Configure profile, RUM, event, trace, and more, and explain how to improve them. Analyze observability data using Promscale.

챕터 6. 인프라 관측가능성

기존 인프라 관측가능성은 근본원인을 분석할 수 없다. 문제점을 이해하고, 새로운 근본원인분석을 위한 시스템 추적과 프로파일을 구성한다.

It is my personal favorite chapter and provides answers to root cause analysis. It explains why observability fails to root cause analysis and how to use system trace and system profile to solve this.
Use system trace and eBPF to identify delay and error in system resource and troubleshoot problem.
It measures nanosecond-level unnecessary delay caused by context switch and scheduler, interrupt, timer. Align the kernel method and system call to business context, and measure 99 percentile latency, number of system call through BPF profile. By correlating distributed trace with system trace, Visualization of all section where delay and problem occur.

It also explains how to apply Cilium and chaos engineering to infrastructure observability.

챕터 7. 인프라 이상탐지

기존 이상탐지는 정확도가 낮고 노이즈가 많아서, 대부분 실패한다. 문제점을 이해하고, 성공적인 이상탐지를 구성한다.

Anomaly detection is a useful technology that can complement infrastructure observability. However, most anomaly detection is built incorrectly or fails. Explain what the reasons for failure are and how to solve them.
Configure anomaly detection using OpenSearch anomaly detection.
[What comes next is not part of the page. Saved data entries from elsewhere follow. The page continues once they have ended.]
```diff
@@ -327,6 +331,7 @@
     case IGEMM_HALO: return launch_igemm_halo(p, dtype, stream);
     case IGEMM_DMA: return launch_igemm_dma(p, pl.cfg, dtype, stream);
     case IGEMM_DMA16: return launch_igemm_dma16(p, pl.cfg, stream);
+    case IGEMM_CONVT_STREAM: return p.mode == MODE_SHUFFLE ? launch_convt_stream_fwd(p, stream) : launch_convt_stream_dgrad(p, stream);
     case IGEMM_FIRSTGEN:
       if (p.mode == MODE_BNBWD) {
         set_error("igemm: the first-generation kernel has no fused BatchNorm-backward sums");
diff --git a/unet_dc_segmentation_amd/csrc/kernels.h b/unet_dc_segmentation_amd/csrc/kernels.h
--- a/unet_dc_segmentation_amd/csrc/kernels.h
+++ b/unet_dc_segmentation_amd/csrc/kernels.h
@@ -40,6 +40,7 @@
   IGEMM_HALO,
   IGEMM_DMA,
   IGEMM_DMA16,
+  IGEMM_CONVT_STREAM,
   IGEMM_FIRSTGEN,
 };
 struct IgemmPlan {
@@ -56,6 +57,10 @@
 int launch_igemm_halo(IgemmParams& p, int dtype, hipStream_t stream);
 int launch_igemm_dma(IgemmParams& p, int cfg, int dtype, hipStream_t stream);
 int launch_igemm_dma16(IgemmParams& p, int cfg, hipStream_t stream);
+bool convt_stream_fwd_supported(const IgemmParams& p, int dtype);
+int launch_convt_stream_fwd(IgemmParams& p, hipStream_t stream);
+bool convt_stream_dgrad_supported(const IgemmParams& p, int dtype);
+int launch_convt_stream_dgrad(IgemmParams& p, hipStream_t stream);
 
 struct WgradParams {
   const void* a;
diff --git a/utils/intensity_window.py b/utils/intensity_window.py
--- a/utils/intensity_window.py
+++ b/utils/intensity_window.py
@@ -240,14 +240,30 @@
     def __init__(self):
         import threading
         self.done = False
+        self.noted = None
         self.lock = threading.Lock()
+
+    def arm(self, in_order=False):
+        self.done, self.noted = False, {} if in_order else None
 
     def __call__(self, path, mode):
         if self.done or not is_deep(mode):
             return
         with self.lock:
+            if self.noted is not None:
+                self.noted[str(path)] = mode
+                return
             first, self.done = not self.done, True
         if first:
+            print(clip_warning(path, mode), flush=True)
+
+    def consumed(self, path):
+        if self.done or self.noted is None:
+            return
+        with self.lock:
+            mode = self.noted.pop(str(path), None)
+        if mode is not None:
+            self.done = True
             print(clip_warning(path, mode), flush=True)
 
 
```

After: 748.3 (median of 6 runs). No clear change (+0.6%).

Configure infrastructure observability to identify and proactively respond to anomalies in system resources.
Introduce various anomaly detection cases and explain how to configure reliable anomaly detection.

챕터 8. 관측가능성 데이터 분석

상용 관측가능성을 사용하면 관측가능성 데이터를 자세히 분석할 수 있다. 오픈소스를 사용해서 쉽게 관측가능성 데이터를 분석하는 방법을 설명한다.

The biggest reason for using commercial observability instead of open source is data analysis. Open source is difficult to analyze observability data. I will present a solution to this. Observability data is primarily used to solve problems through root cause analysis, but it can also be used for a variety of other purposes, including dashboard, Alarm, AIOps.

In the beginning, observability is a simple requirement, but as it becomes more sophisticated, complex requirements need to be implemented and a separate observability data analysis tool is needed. Describes how to store collected trace and metric in Promscale, and how to view and analyze observability data for complex requirement.

챕터 9. 관측가능성 데이터 집계

상용 관측가능성는 복잡한 클러스터의 근본원인을 분석할 수 없다. 자바 관측가능성을 통해서, 성공적으로 근본원인을 분석한다.

Select Presto and Druid for building a data-lake for aggregation of observability signals and describe the pros and cons.

Describe the process of using observability to debug and understand a cluster Druid consisting of complex microservices. To understand complex open source, use VisualVM to explain the sampling and profile of CPU, memory and lock.
This chapter will explain in detail the Java observability to solve this problem. Java is the most popular development language. Virtual threads and non-blocking are difficult to monitor. Explain how to apply observability in non-blocking and Coroutine. Observability does not support the latest Java technology.

챕터 10. AIOps

상용 관측가능성의 AIOps가 근본원인분석에 실패하는 원인을 분석한다. 성공적인 AIOps 구축을 방안을 제안한다.

Explained how to search, analyze, and aggregate data, and now I will explain how to implement AIOps with LangChain and RAG using the collected observability data.
It analyzes why traditional AIOps fails and explains the various data required for AIOps configuration, such as CMDB. To build AIOps, you can use OpenSearch’s agents and tools to quickly build RAG. AIOps built using OpenSearch RAG includes a knowledge base, which can automate root cause analysis and inference failures.